BEGIN INPUT MATERIAL
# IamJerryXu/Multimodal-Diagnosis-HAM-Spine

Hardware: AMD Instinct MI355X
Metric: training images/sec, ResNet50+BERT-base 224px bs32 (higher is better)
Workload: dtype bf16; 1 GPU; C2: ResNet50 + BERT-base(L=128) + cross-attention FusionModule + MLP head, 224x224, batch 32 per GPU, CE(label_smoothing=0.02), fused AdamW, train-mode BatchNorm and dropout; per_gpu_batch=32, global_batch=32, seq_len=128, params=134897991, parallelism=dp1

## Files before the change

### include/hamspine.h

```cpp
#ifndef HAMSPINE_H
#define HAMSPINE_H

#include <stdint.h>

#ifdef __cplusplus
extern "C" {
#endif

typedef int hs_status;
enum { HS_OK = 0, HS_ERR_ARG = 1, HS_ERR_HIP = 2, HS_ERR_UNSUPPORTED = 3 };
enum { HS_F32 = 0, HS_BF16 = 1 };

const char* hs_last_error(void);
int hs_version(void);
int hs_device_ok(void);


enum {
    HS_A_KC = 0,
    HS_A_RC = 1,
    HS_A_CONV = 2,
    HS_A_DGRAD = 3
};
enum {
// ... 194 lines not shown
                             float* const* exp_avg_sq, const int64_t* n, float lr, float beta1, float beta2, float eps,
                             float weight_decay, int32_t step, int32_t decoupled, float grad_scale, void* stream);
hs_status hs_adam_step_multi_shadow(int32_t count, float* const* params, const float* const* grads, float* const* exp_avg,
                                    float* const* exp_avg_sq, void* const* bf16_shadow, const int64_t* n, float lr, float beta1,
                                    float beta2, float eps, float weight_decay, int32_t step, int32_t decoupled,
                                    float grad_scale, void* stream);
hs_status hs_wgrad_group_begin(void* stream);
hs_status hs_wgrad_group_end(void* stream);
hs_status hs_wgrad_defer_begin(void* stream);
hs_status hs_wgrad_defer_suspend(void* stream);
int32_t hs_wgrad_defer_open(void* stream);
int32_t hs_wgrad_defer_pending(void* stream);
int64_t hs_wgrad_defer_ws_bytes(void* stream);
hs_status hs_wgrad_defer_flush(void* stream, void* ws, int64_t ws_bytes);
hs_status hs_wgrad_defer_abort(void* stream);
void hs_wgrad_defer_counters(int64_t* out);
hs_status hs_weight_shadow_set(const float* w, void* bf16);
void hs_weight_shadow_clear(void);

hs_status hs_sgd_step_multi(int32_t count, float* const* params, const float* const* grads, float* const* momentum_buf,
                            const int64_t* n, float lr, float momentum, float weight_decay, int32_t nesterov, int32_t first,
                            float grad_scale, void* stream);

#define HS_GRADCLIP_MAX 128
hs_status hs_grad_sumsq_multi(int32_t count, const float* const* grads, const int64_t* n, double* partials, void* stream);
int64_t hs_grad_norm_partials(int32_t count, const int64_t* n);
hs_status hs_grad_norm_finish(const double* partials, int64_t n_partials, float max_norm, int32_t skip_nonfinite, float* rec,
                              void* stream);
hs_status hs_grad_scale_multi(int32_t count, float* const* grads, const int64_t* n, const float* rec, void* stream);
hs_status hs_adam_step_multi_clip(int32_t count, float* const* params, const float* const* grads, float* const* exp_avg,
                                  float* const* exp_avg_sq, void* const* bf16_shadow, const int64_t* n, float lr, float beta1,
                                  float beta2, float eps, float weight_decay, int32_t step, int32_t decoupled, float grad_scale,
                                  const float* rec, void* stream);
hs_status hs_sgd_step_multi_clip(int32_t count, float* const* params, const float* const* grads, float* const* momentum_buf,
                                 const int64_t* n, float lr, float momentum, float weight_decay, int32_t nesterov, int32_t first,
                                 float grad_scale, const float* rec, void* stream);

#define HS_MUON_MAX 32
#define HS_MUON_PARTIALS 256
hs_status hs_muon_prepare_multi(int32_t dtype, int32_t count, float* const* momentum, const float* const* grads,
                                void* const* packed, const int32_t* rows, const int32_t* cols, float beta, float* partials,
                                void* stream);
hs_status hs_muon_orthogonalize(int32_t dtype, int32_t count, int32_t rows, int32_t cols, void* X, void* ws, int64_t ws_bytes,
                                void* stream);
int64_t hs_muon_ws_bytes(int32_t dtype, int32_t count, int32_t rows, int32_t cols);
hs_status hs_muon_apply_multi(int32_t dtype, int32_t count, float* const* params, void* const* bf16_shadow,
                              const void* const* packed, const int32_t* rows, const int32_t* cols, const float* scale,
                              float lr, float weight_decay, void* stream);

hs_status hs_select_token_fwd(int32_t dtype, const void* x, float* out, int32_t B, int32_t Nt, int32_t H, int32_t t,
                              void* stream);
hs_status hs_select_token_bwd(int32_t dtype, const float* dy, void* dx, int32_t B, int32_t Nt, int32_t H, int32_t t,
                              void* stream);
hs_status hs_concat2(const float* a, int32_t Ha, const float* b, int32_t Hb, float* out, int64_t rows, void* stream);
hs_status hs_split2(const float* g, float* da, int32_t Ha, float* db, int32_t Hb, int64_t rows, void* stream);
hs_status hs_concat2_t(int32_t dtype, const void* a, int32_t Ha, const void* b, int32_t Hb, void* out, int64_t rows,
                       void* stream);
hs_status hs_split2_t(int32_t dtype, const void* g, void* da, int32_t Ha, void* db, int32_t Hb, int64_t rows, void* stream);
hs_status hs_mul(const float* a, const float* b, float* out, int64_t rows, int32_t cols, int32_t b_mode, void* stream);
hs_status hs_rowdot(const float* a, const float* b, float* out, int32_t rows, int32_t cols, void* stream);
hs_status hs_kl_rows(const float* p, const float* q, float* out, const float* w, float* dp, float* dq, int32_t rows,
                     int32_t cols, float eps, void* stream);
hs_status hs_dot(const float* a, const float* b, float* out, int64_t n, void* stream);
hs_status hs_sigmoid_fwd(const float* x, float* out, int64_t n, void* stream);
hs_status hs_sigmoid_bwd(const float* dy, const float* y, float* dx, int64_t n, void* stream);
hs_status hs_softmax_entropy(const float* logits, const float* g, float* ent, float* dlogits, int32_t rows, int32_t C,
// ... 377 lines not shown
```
END INPUT MATERIAL
BEGIN INPUT MATERIAL
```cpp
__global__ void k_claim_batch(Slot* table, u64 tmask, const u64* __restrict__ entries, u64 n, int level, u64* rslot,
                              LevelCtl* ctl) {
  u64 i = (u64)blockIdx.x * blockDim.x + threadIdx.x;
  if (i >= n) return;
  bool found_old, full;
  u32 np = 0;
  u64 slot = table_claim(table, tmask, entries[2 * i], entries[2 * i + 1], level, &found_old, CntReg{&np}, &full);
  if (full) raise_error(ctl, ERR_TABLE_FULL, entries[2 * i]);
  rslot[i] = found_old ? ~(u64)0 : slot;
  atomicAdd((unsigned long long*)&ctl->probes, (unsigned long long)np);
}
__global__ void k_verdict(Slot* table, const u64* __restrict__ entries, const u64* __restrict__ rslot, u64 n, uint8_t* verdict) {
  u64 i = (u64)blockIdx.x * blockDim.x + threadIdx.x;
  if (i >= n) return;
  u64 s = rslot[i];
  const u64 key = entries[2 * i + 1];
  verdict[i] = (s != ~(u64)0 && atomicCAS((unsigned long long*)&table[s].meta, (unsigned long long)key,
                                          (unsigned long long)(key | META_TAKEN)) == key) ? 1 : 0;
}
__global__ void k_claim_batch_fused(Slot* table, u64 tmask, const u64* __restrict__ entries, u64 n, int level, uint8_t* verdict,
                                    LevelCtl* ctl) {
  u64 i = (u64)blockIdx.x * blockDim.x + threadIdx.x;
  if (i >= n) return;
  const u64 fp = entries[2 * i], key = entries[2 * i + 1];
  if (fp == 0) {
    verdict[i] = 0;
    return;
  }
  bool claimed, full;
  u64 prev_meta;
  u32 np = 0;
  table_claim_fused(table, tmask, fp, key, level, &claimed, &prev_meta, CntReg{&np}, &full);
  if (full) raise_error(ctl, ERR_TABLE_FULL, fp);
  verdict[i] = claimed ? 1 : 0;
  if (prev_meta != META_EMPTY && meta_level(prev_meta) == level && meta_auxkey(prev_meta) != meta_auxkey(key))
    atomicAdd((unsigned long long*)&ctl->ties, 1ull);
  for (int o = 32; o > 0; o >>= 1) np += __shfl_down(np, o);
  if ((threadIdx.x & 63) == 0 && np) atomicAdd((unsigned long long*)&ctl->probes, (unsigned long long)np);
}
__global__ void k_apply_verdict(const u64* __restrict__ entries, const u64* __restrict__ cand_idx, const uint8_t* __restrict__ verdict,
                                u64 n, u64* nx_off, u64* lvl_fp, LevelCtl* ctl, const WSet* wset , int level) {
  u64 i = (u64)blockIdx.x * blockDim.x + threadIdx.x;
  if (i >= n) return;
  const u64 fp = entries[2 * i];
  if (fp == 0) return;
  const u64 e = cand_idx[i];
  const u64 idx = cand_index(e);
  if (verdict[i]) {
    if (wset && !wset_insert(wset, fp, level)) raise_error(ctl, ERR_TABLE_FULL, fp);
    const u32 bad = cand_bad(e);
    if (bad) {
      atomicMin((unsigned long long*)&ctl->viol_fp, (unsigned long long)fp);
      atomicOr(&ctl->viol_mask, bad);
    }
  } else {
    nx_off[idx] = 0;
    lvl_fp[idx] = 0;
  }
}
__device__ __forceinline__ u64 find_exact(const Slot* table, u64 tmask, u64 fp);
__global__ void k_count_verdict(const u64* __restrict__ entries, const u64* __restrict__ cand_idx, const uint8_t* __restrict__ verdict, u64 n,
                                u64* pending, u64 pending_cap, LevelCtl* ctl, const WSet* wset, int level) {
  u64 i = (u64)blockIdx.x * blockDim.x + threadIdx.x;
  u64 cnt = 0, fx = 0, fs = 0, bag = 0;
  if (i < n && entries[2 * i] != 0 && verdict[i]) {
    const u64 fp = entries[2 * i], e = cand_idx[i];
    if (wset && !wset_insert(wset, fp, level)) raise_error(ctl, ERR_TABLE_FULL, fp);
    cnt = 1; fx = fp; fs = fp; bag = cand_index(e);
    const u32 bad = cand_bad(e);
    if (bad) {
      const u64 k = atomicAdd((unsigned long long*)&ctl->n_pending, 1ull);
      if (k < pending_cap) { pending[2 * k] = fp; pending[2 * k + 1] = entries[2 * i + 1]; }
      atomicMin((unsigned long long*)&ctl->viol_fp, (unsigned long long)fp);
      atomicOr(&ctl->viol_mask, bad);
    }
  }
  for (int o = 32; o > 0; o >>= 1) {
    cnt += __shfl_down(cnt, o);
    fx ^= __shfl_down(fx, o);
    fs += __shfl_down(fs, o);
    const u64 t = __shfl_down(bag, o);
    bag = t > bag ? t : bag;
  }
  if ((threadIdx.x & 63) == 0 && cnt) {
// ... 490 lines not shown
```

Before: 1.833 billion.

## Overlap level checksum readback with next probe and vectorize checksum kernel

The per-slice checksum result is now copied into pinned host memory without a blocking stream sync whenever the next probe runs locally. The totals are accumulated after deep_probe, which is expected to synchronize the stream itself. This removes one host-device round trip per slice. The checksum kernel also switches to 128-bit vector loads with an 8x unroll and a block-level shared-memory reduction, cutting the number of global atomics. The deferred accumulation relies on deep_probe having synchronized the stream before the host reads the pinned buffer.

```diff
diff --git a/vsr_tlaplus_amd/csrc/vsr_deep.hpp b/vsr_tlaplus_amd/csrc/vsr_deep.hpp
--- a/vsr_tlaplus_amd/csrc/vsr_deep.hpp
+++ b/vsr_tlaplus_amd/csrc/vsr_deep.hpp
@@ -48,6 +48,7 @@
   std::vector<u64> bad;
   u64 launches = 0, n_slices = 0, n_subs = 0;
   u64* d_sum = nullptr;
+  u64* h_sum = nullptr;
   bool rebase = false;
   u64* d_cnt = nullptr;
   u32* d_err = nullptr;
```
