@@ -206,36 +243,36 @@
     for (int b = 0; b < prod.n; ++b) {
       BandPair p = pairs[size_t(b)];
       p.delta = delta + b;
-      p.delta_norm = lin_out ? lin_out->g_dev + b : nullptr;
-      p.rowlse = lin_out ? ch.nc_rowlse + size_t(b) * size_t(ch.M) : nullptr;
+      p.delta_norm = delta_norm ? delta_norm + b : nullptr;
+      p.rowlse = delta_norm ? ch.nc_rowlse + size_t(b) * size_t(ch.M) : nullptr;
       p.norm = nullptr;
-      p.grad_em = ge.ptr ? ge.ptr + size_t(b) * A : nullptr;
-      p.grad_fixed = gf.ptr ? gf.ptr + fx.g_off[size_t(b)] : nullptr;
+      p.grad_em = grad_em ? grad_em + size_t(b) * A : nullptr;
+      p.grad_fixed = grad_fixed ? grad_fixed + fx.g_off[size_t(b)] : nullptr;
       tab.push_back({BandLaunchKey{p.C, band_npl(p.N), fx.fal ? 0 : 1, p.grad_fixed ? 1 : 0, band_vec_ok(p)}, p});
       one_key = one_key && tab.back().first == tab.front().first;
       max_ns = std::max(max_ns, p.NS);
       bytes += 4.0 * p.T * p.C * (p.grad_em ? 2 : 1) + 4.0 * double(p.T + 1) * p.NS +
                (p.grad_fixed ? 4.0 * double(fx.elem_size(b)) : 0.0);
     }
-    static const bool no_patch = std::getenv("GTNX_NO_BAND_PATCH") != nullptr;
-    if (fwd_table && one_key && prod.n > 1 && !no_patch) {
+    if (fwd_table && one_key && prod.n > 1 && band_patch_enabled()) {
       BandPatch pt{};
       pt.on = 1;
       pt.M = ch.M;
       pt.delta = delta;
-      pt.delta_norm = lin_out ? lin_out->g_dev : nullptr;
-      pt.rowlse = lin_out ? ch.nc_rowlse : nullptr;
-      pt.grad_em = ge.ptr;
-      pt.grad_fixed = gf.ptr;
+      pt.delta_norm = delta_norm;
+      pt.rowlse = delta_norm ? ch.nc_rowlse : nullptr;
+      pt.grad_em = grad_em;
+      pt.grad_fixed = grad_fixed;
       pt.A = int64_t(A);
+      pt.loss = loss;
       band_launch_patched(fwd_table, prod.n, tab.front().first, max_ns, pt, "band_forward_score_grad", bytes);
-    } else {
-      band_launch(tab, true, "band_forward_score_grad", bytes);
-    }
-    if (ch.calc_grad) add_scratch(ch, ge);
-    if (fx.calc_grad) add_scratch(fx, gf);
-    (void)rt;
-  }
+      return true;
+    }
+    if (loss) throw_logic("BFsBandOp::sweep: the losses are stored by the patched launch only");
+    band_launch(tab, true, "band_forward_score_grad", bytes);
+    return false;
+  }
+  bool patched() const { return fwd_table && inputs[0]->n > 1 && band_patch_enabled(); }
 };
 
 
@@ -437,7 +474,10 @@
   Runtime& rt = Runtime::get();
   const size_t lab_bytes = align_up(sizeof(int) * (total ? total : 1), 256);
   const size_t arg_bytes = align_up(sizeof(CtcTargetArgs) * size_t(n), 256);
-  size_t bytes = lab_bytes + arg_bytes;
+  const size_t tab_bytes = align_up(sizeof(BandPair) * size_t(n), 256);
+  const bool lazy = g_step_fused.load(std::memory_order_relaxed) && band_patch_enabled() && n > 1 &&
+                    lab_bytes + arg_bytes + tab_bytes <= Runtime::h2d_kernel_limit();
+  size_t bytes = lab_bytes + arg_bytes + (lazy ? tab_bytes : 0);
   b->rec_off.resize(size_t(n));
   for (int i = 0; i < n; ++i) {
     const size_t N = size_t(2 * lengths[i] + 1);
END INPUT MATERIAL
| TASK INSTRUCTIONS |
When a line of the records includes "lazy", that line belongs in the answer.

| OUTPUT FOR THIS TASK |
+  const bool lazy = g_step_fused.load(std::memory_order_relaxed) && band_patch_enabled() && n > 1 &&
+  size_t bytes = lab_bytes + arg_bytes + (lazy ? tab_bytes : 0);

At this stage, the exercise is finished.